When her heart resumed its normal beat and she could summon the breath for conversation, she commented on the view below them and the lonely glory of their day on the hills. His only reaction was to nod briefly or to offer her the monosyllables she had received in the car. She tried challenging him directly with a jocular, ‘Who's being moody today? Remembering old times in the Brecons, are we?'

This prompted no reaction beyond a minimal raising of his chin and a sniffing of the cool mountain air. Then, before she could attempt again to dispel his coldness, he was away. All she saw were his strong thighs and powerful back muscles above her on the path, growing ever smaller as his moving figure pressed on and away from her, towards the blue sky and the racing clouds above them.

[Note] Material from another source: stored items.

+extern "C" int lvt_attn_bwd_flash(const float *q, const float *k, const float *v, const float *d_o, long long ld, const float *stats,
+                                  const float *o, int B, int H, int S, int da, float temper, const float *dt, const float *dh, const float *dw,
+                                  int bt, int bh, int bw, int masked, float fill, float *dq, float *dk, float *dv, float *ddt,
+                                  float *ddh, float *ddw, float *d_amax, void *workspace, size_t workspace_bytes, void *stream) {
+    FaArgs A = {};
+    A.q = q; A.k = k; A.v = v; A.d_o = d_o; A.dt = dt; A.dh = dh; A.dw = dw; A.dq = dq; A.dk = dk; A.dv = dv;
+    return fa_bwd_launch(A, ld, stats, o, B, H, S, da, temper, bt, bh, bw, masked, fill, ddt, ddh, ddw, d_amax, workspace,
+                         workspace_bytes, stream, 0);
+}
+
+extern "C" int lvt_attn_bwd_flash_qkvp(const void *qp, const void *kp, const void *vp, const float *qe, const float *ke, const float *ve,
+                                       const float *d_o, long long ld, const float *stats, const float *o, int B, int H, int S, int da,
+                                       float temper, const float *dt, const float *dh, const float *dw, int bt, int bh, int bw, int masked,
+                                       float fill, float *dq, float *dk, float *dv, float *ddt, float *ddh, float *ddw, float *d_amax,
+                                       void *workspace, size_t workspace_bytes, void *stream) {
+    FaArgs A = {};
+    A.q = (const float *)qp; A.k = (const float *)kp; A.v = (const float *)vp; A.qe = qe; A.ke = ke; A.ve = ve;
+    A.d_o = d_o; A.dt = dt; A.dh = dh; A.dw = dw; A.dq = dq; A.dk = dk; A.dv = dv;
+    return fa_bwd_launch(A, ld, stats, o, B, H, S, da, temper, bt, bh, bw, masked, fill, ddt, ddh, ddw, d_amax, workspace,
+                         workspace_bytes, stream, 1);
+}
diff --git a/lvt_amd/csrc/epilogue_fast.h b/lvt_amd/csrc/epilogue_fast.h
--- a/lvt_amd/csrc/epilogue_fast.h
+++ b/lvt_amd/csrc/epilogue_fast.h
@@ -131,3 +131,79 @@
         if (bits > seen) atomicMax(reinterpret_cast<unsigned *>(dst), bits);
     }
 }
+
+#define LVT_RP_EMIN 30
+#define LVT_RP_EMAX 254
+template <int CTRL> __device__ __forceinline__ float lvt_rp_dpp_max(float v) {
+    const int o = __builtin_amdgcn_update_dpp(0, __builtin_bit_cast(int, v), CTRL, 0xf, 0xf, false);
+    return fmaxf(v, __builtin_bit_cast(float, o));
+}
+__device__ __forceinline__ float lvt_rp_row16_max(float v) {
+    v = lvt_rp_dpp_max<0xB1>(v);
+    v = lvt_rp_dpp_max<0x4E>(v);
+    v = lvt_rp_dpp_max<0x141>(v);
+    v = lvt_rp_dpp_max<0x140>(v);
+    return v;
+}
+__device__ __forceinline__ unsigned lvt_rp_split_pair(float a, float b, float s, unsigned &pl) {
+    typedef _Float16 h2 __attribute__((ext_vector_type(2)));
+    typedef float f2 __attribute__((ext_vector_type(2)));
+    const f2 t = f2{a, b} * s;
+    const unsigned ph = __builtin_bit_cast(unsigned, __builtin_convertvector(t, h2));
+    float r0, r1;
+    asm("v_fma_mix_f32 %0, %1, %2, %3 op_sel:[0,0,0] op_sel_hi:[1,0,0]" : "=v"(r0) : "v"(ph), "v"(-1.f), "v"(t.x));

She gave up the effort to keep up with him, even to stay anywhere near him, and concentrated upon the increasingly steep and twisting path beneath her feet, bending low to assist her progress, even using her hands for balance and speed in one or two more tricky spots.

This was the longest stretch Matt had climbed without stopping and waiting for her. She began to wonder whether he had climbed up and over the summit and was now moving swiftly down the other side, as he had done in the days of his SAS training. Was he trying to detach himself from her? Did he wish to leave her alone on the high and lonely slopes of the mountain? She wasn't physically frightened; she was a perfectly competent walker and mountaineer. She would simply return the way she had come, if that was what was most sensible. There was no danger from the weather today, as there often could be in the mountains.